→ Input:
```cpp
template <class T, class Sys, int H = 1, bool WS = false, int G = kGroup>
__global__ __launch_bounds__(64 * H) void k_group_iterate(const DevCfg<T, Sys::n, Sys::m> c,
                                                          const IterArgs<T> a, T* ws = nullptr) {
  static_assert(!(WS && H > 1), "the workspace form runs without helper wavefronts");
  constexpr int n = Sys::n, m = Sys::m, W = n + m;
  using GL = GLayout<Sys, G>;
  extern __shared__ __align__(16) unsigned char gsmem_raw[];
  T* smem = reinterpret_cast<T*>(gsmem_raw);
  const int lane = threadIdx.x & 63, hv = threadIdx.x >> 6;
#ifdef I2LQR_STAMPS
  unsigned long long st_k0, st_k1, st_k2, st_k3;
  asm volatile("s_memtime %0\n\ts_waitcnt lgkmcnt(0)" : "=s"(st_k0)::"memory");
#endif
  const int64_t prob0 = (int64_t)blockIdx.x * GL::PW + lane / G;
  const bool real = prob0 < a.B;
  const int64_t prob = real ? prob0 : a.B - 1;
  GroupWorker<T, Sys, WS, G> w(c, smem, lane);
  const int N = c.N, g = w.g;
  const float rN = 1.0f / (float)N, rN1 = 1.0f / (float)(N + 1), rnN = 1.0f / (float)(n * N);
  const GL& L = w.L;
  const auto S = w.S;
  if constexpr (WS) w.Wp = ws + prob0 * (int64_t)L.ws_words();

  if (H == 1 || hv == 0) {
    const T* gX = a.X + prob * (int64_t)(n * (N + 1));
    if (g < n) S[L.XU0 + g] = gX[g * (N + 1)];
    const T* gU = a.U + prob * (int64_t)(m * N);
    for (int e = g; e < m * N; e += G) {
      const int aa = idx_div(e, N, rN), t = e - aa * N;
      S[L.XU0 + t * W + n + aa] = gU[e];
    }
    for (int e = lane; e < n * n; e += 64) smem[L.qt_base() + e] = c.Qt[e];
  }
  T xT[n], ob[6];
#pragma unroll
  for (int i = 0; i < n; i++) xT[i] = a.x_term[prob * n + i];
#pragma unroll
  for (int q = 0; q < 6; q++) ob[q] = a.obs ? a.obs[prob * 6 + q] : T(q == 5 ? -1 : 1);
  T lamb = a.lamb[prob];
  wave_sync();

  int cur = 0;
  const T ob_pa = T(1) / (ob[2] * ob[2]), ob_pb = T(1) / (ob[3] * ob[3]);
  int* const ctl = reinterpret_cast<int*>(smem + L.ctl_base());
  if constexpr (H > 1) {
    if (hv > 0) {
      for (;;) {
        __syncthreads();
        const int flags = ctl[8];
        if (!(flags & 1)) break;
        if (flags & 2) {
          const int pc = ctl[lane / G];
          w.prep(pc ? L.XU1 : L.XU0, pc ? L.TR1 : L.TR0, ob, ob_pa, ob_pb, hv * G + g,
                 H * G);
        }
        __syncthreads();
      }
      return;
    }
  }
  T cost = w.rollout(L.XU0, L.TR0, xT);
  int it = 0, status = a.early_exit ? 2  : 0 ;
  T cost_ret = cost;
  bool fresh = true, active = a.n_iters > 0;
#ifdef I2LQR_STAMPS
  asm volatile("s_memtime %0\n\ts_waitcnt lgkmcnt(0)" : "=s"(st_k1)::"memory");
#endif
  while (__any(active)) {
    const int XUo = cur ? L.XU1 : L.XU0, XUn = cur ? L.XU0 : L.XU1;
    const int TRo = cur ? L.TR1 : L.TR0, TRn = cur ? L.TR0 : L.TR1;
#ifdef I2LQR_STAMPS
    {
      auto& st_t0 = w.st_t0; auto& st_t1 = w.st_t1; auto& st_acc = w.st_acc;
      STAMP_BEGIN();
      if (__any(fresh)) w.prep(XUo, TRo, ob, ob_pa, ob_pb, g, G);
      STAMP_END(0);
    }
#else
    if constexpr (H > 1) {
      const bool do_prep = __any(fresh);
      if (g == 0) ctl[lane / G] = cur;
      if (lane == 0) ctl[8] = 1 | (do_prep ? 2 : 0);
      __syncthreads();
      if (do_prep) w.prep(XUo, TRo, ob, ob_pa, ob_pb, g, H * G);
      __syncthreads();
    } else {
      if (__any(fresh)) w.prep(XUo, TRo, ob, ob_pa, ob_pb, g, G);
    }
#endif
    if (__builtin_expect(__any(w.template backward<false>(XUo, xT, lamb, active)), 0))
      w.template backward<true>(XUo, xT, lamb, active);
    T cost_new;
    {
#ifdef I2LQR_STAMPS
      auto& st_t0 = w.st_t0; auto& st_t1 = w.st_t1; auto& st_acc = w.st_acc;
      STAMP_BEGIN();
#endif
      bool big = false;
      cost_new = w.template forward<false>(XUo, XUn, TRn, xT, &big);
      if (__builtin_expect(__any(big), 0)) cost_new = w.template forward<true>(XUo, XUn, TRn, xT, &big);
#ifdef I2LQR_STAMPS
      STAMP_END(6);
#endif
    }
    {
      const bool acc = active && cost_new < cost, rej = active && !(cost_new < cost);
      const T lamb_dn = lamb / c.lamb_factor, lamb_up = lamb * c.lamb_factor;
      const bool conv = t_abs((cost_new - cost) / cost) < c.eps;
      it += active ? 1 : 0;
      fresh = acc;
      cur ^= acc ? 1 : 0;
      lamb = acc ? lamb_dn : (rej ? lamb_up : lamb);
      cost_ret = acc ? cost_new : (rej ? cost : cost_ret);
      cost = acc ? cost_new : cost;
      const bool stop_conv = acc && conv, stop_lamb = rej && lamb > c.max_lamb;
      const int ended = stop_conv ? 1 : 3;
      if (a.early_exit) {
        status = (stop_conv || stop_lamb) ? ended : status;
        active = active && !(stop_conv || stop_lamb);
      } else {
        status = (status == 0 && (stop_conv || stop_lamb)) ? ended : status;
      }
      active = active && it < a.n_iters;
    }
  }
#ifdef I2LQR_STAMPS
  asm volatile("s_memtime %0\n\ts_waitcnt lgkmcnt(0)" : "=s"(st_k2)::"memory");
#endif
  if constexpr (H > 1) {
    if (lane == 0) ctl[8] = 0;
    __syncthreads();
  }
  if (!t_isfinite(cost_ret)) status = 4;

  if (real) {
    const int XUo = cur ? L.XU1 : L.XU0;
    T* gX = a.X + prob * (int64_t)(n * (N + 1));
    for (int e = g; e < n * (N + 1); e += G) {
      const int i = idx_div(e, N + 1, rN1), t = e - i * (N + 1);
      gX[e] = S[XUo + t * W + i];
    }
    T* gU = a.U + prob * (int64_t)(m * N);
    for (int e = g; e < m * N; e += G) {
      const int aa = idx_div(e, N, rN), t = e - aa * N;
      gU[e] = S[XUo + t * W + n + aa];
    }
    if (a.K) {
      T* gK = a.K + prob * (int64_t)(m * n * N);
      for (int e = g; e < m * n * N; e += G) {
        const int aa = idx_div(e, n * N, rnN), r = e - aa * (n * N);
        const int j = idx_div(r, N, rN), t = r - j * N;
        gK[e] = w.gain(t)[aa * GL::KW + j];
      }
      T* gk = a.k + prob * (int64_t)(m * N);
      for (int e = g; e < m * N; e += G) {
        const int aa = idx_div(e, N, rN), t = e - aa * N;
        gk[e] = w.gain(t)[aa * GL::KW + n];
      }
    }
    if (g == 0) {
      a.lamb[prob] = lamb;
      a.cost[prob] = cost_ret;
      if (a.iters) a.iters[prob] = it;
      if (a.status) a.status[prob] = status;
    }
#ifdef I2LQR_STAMPS
    asm volatile("s_waitcnt vmcnt(0)\n\ts_memtime %0\n\ts_waitcnt lgkmcnt(0)" : "=s"(st_k3)::"memory");
    w.st_acc[2] = st_k1 - st_k0;
    w.st_acc[3] = st_k2 - st_k1;
    w.st_acc[4] = st_k3 - st_k2;
    if (a.dbg && g == 0)
      for (int q = 0; q < 8; q++) a.dbg[prob * 8 + q] = w.st_acc[q];
#endif
  }
  if (a.qfun) {
    const bool cand = real && g == 0;
    T ci = T(0);
    if (cand) {
      const int XUo = cur ? L.XU1 : L.XU0;
      double ss = 0.0;
#pragma unroll
      for (int i = 0; i < n; i++) {
        const double d = (double)S[XUo + N * W + i] - (double)xT[i];
        ss += d * d;
      }
      ci = (T)relax_cost_value(ss, a.qfun[prob], N, a.outer_iter, a.max_relax_iter);
      a.cost_it[prob] = ci;
    }
// ... 241 lines not shown
```

Measured before the change: 70.78 million.

## Add third helper wavefront to group16 kernel to overlap prep and gain writeback

For small batches (one block per CU), the 16-lane group kernel now launches with three wavefronts. The main wavefront computes only the terminal value base itself, and the other two split the prep work. After the solve loop those two helpers write the K/k gains to global memory, while the main wave stores X/U with a per-timestep layout. The aim is to take prep and epilogue stores off the main wavefront's critical path, at the cost of more LDS-synchronised wavefronts per block and a new code path.

```diff
diff --git a/ilqr_iterative_tasks_amd/csrc/i2lqr_abi.hip b/ilqr_iterative_tasks_amd/csrc/i2lqr_abi.hip
--- a/ilqr_iterative_tasks_amd/csrc/i2lqr_abi.hip
+++ b/ilqr_iterative_tasks_amd/csrc/i2lqr_abi.hip
@@ -249,6 +249,7 @@
   int opt_group;
   int opt_spec;
   int opt_group_ws;
+  int opt_group_overlap;
   struct Epilogue {
     const int32_t* qfun;
     int outer_iter, max_relax_iter;
@@ -439,7 +440,7 @@
         break;
       case K_GROUP16:
         if constexpr (m == 2 && n + m <= 8) {
-          HIP_TRY(group16_iterate<T>(h->cfg, a, s));
+          HIP_TRY(group16_iterate<T>(h->cfg, a, s, h->opt_group_overlap != 0));
           return I2LQR_OK;
         }
         break;
@@ -1425,6 +1426,7 @@
   h->compact_min_batch = -1;
   h->opt_defer = h->opt_reroll = h->opt_lds_steps = h->opt_fstep = h->opt_group = -1;
   h->opt_merge = h->opt_ckpt = h->opt_spec = h->opt_stagger = h->opt_group_ws = -1;
+  h->opt_group_overlap = -1;
   h->wave_tail = -1;
   h->opt_first_chunk = -1;
   h->opt_fuse = -1;
@@ -1625,6 +1627,7 @@
   else if (!strcmp(name, "final_round")) h->opt_final_round = v < 0 ? -1 : (v > 20 ? 20 : v);
   else if (!strcmp(name, "speculate")) h->opt_spec = v < 0 ? -1 : (v != 0);
   else if (!strcmp(name, "group_workspace")) h->opt_group_ws = v < 0 ? -1 : (v != 0);
+  else if (!strcmp(name, "group_overlap")) h->opt_group_overlap = v < 0 ? -1 : (v != 0);
   else if (!strcmp(name, "debug_self_test")) {
 #ifdef I2LQR_DEBUG
     unsigned long long* w = i2lqr::debug_trap_word();
diff --git a/ilqr_iterative_tasks_amd/csrc/i2lqr_group.h b/ilqr_iterative_tasks_amd/csrc/i2lqr_group.h
--- a/ilqr_iterative_tasks_amd/csrc/i2lqr_group.h
+++ b/ilqr_iterative_tasks_amd/csrc/i2lqr_group.h
@@ -13,7 +13,7 @@
 constexpr int64_t kGroup16Batch = 4096;
 bool group16_supported(const i2lqr_config& cfg);
 template <class T> hipError_t group16_iterate(const i2lqr_config& cfg, const IterArgs<T>& a,
-                                              hipStream_t stream);
+                                              hipStream_t stream, bool overlap = true);
 
 constexpr int64_t kGroupWsBatch = 4096;
 constexpr int64_t kGroupWsTop = 8192;
diff --git a/ilqr_iterative_tasks_amd/csrc/i2lqr_group.hip b/ilqr_iterative_tasks_amd/csrc/i2lqr_group.hip
--- a/ilqr_iterative_tasks_amd/csrc/i2lqr_group.hip
+++ b/ilqr_iterative_tasks_amd/csrc/i2lqr_group.hip
@@ -52,9 +52,10 @@
   return hipGetLastError();
 }
 template <class T, class Sys>
-hipError_t launch16(const i2lqr_config& cfg, const IterArgs<T>& a, hipStream_t s) {
+hipError_t launch16(const i2lqr_config& cfg, const IterArgs<T>& a, hipStream_t s, bool overlap) {
   const int64_t cus = device_geometry().cus;
 #ifndef I2LQR_STAMPS
+  if (overlap && (a.B + 3) / 4 <= cus) return launch_h<T, Sys, 3, 16>(cfg, a, s);
   if ((a.B + 3) / 4 <= 2 * cus) return launch_h<T, Sys, 2, 16>(cfg, a, s);
 #endif
   return launch_h<T, Sys, 1, 16>(cfg, a, s);
@@ -199,14 +200,14 @@
   return lds <= device_geometry().max_dyn_lds;
 }
 template <> hipError_t group16_iterate<double>(const i2lqr_config& cfg, const IterArgs<double>& a,
-                                               hipStream_t s) {
-  if (cfg.system_id == I2LQR_SYS_BICYCLE4) return launch16<double, Bicycle4<double>>(cfg, a, s);
-  return launch16<double, Bicycle6<double>>(cfg, a, s);
+                                               hipStream_t s, bool overlap) {
+  if (cfg.system_id == I2LQR_SYS_BICYCLE4) return launch16<double, Bicycle4<double>>(cfg, a, s, overlap);
+  return launch16<double, Bicycle6<double>>(cfg, a, s, overlap);
 }
 template <> hipError_t group16_iterate<float>(const i2lqr_config& cfg, const IterArgs<float>& a,
-                                              hipStream_t s) {
-  if (cfg.system_id == I2LQR_SYS_BICYCLE4) return launch16<float, Bicycle4<float>>(cfg, a, s);
-  return launch16<float, Bicycle6<float>>(cfg, a, s);
+                                              hipStream_t s, bool overlap) {
+  if (cfg.system_id == I2LQR_SYS_BICYCLE4) return launch16<float, Bicycle4<float>>(cfg, a, s, overlap);
+  return launch16<float, Bicycle6<float>>(cfg, a, s, overlap);
 }
 
 bool group_supported(const i2lqr_config& cfg) {
diff --git a/ilqr_iterative_tasks_amd/csrc/i2lqr_group.hpp b/ilqr_iterative_tasks_amd/csrc/i2lqr_group.hpp
--- a/ilqr_iterative_tasks_amd/csrc/i2lqr_group.hpp
+++ b/ilqr_iterative_tasks_amd/csrc/i2lqr_group.hpp
@@ -495,23 +495,33 @@
 
   template <bool GENERAL>
   __device__ __forceinline__ bool backward_row(int XUo, const T (&xT)[n], T lamb, bool commit) const {
+    T vb[n];
+    terminal_base(XUo, xT, vb);
+    return backward_row_from<GENERAL>(vb, lamb, commit);
+  }
+  __device__ __forceinline__ void terminal_base(int XUo, const T (&xT)[n], T (&vb)[n]) const {
+    T dx[n];
+#pragma unroll
+    for (int i = 0; i < n; i++) dx[i] = S[XUo + N * W + i] - xT[i];
+    const int gq = g < n ? g : 0;
+#pragma unroll
+    for (int i = 0; i < n; i++) {
+      T vx = T(0);
+#pragma unroll
+      for (int r = 0; r < n; r++) vx += (T(2) * Qt[i * n + r]) * dx[r];
+      const T vxx = T(2) * Qt[i * n + gq];
+      vb[i] = (g == n) ? vx : (g < n ? vxx : T(0));
+    }
+  }
+  template <bool GENERAL>
+  __device__ __forceinline__ bool backward_row_from(const T (&vb)[n], T lamb, bool commit) const {
     static_assert(GL::KW > n + 1, "the padding word of a gain row takes the stores of idle lanes");
     bool bad = false;
     T va[n];
     {
       const T* Rn = rec(N);
-      T dx[n];
-#pragma unroll
-      for (int i = 0; i < n; i++) dx[i] = S[XUo + N * W + i] - xT[i];
-      const int gq = g < n ? g : 0;
-#pragma unroll
-      for (int i = 0; i < n; i++) {
-        T vx = T(0);
-#pragma unroll
-        for (int r = 0; r < n; r++) vx += (T(2) * Qt[i * n + r]) * dx[r];
-        const T vxx = T(2) * Qt[i * n + gq];
-        va[i] = (g == n) ? vx : (g < n ? vxx : T(0));
-      }
+#pragma unroll
+      for (int i = 0; i < n; i++) va[i] = vb[i];
       va[0] += Rn[off_l0];
       va[1] += Rn[off_l1];
     }
@@ -826,6 +836,11 @@
                                                           const IterArgs<T> a, T* ws = nullptr) {
   static_assert(!(WS && H > 1), "the workspace form runs without helper wavefronts");
   constexpr int n = Sys::n, m = Sys::m, W = n + m;
+#ifdef I2LQR_STAMPS
+  constexpr bool OVL = false;
+#else
+  constexpr bool OVL = G == 16 && H >= 3;
+#endif
   using GL = GLayout<Sys, G>;
   extern __shared__ __align__(16) unsigned char gsmem_raw[];
   T* smem = reinterpret_cast<T*>(gsmem_raw);
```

→ Directions for this task:
Pull every line holding "constexpr" out of the records.

→ Result:
  constexpr int n = Sys::n, m = Sys::m, W = n + m;
  if constexpr (WS) w.Wp = ws + prob0 * (int64_t)L.ws_words();
  if constexpr (H > 1) {
    if constexpr (H > 1) {
  if constexpr (H > 1) {
         if constexpr (m == 2 && n + m <= 8) {
 constexpr int64_t kGroup16Batch = 4096;
 constexpr int64_t kGroupWsBatch = 4096;
 constexpr int64_t kGroupWsTop = 8192;
   constexpr int n = Sys::n, m = Sys::m, W = n + m;
+  constexpr bool OVL = false;
+  constexpr bool OVL = G == 16 && H >= 3;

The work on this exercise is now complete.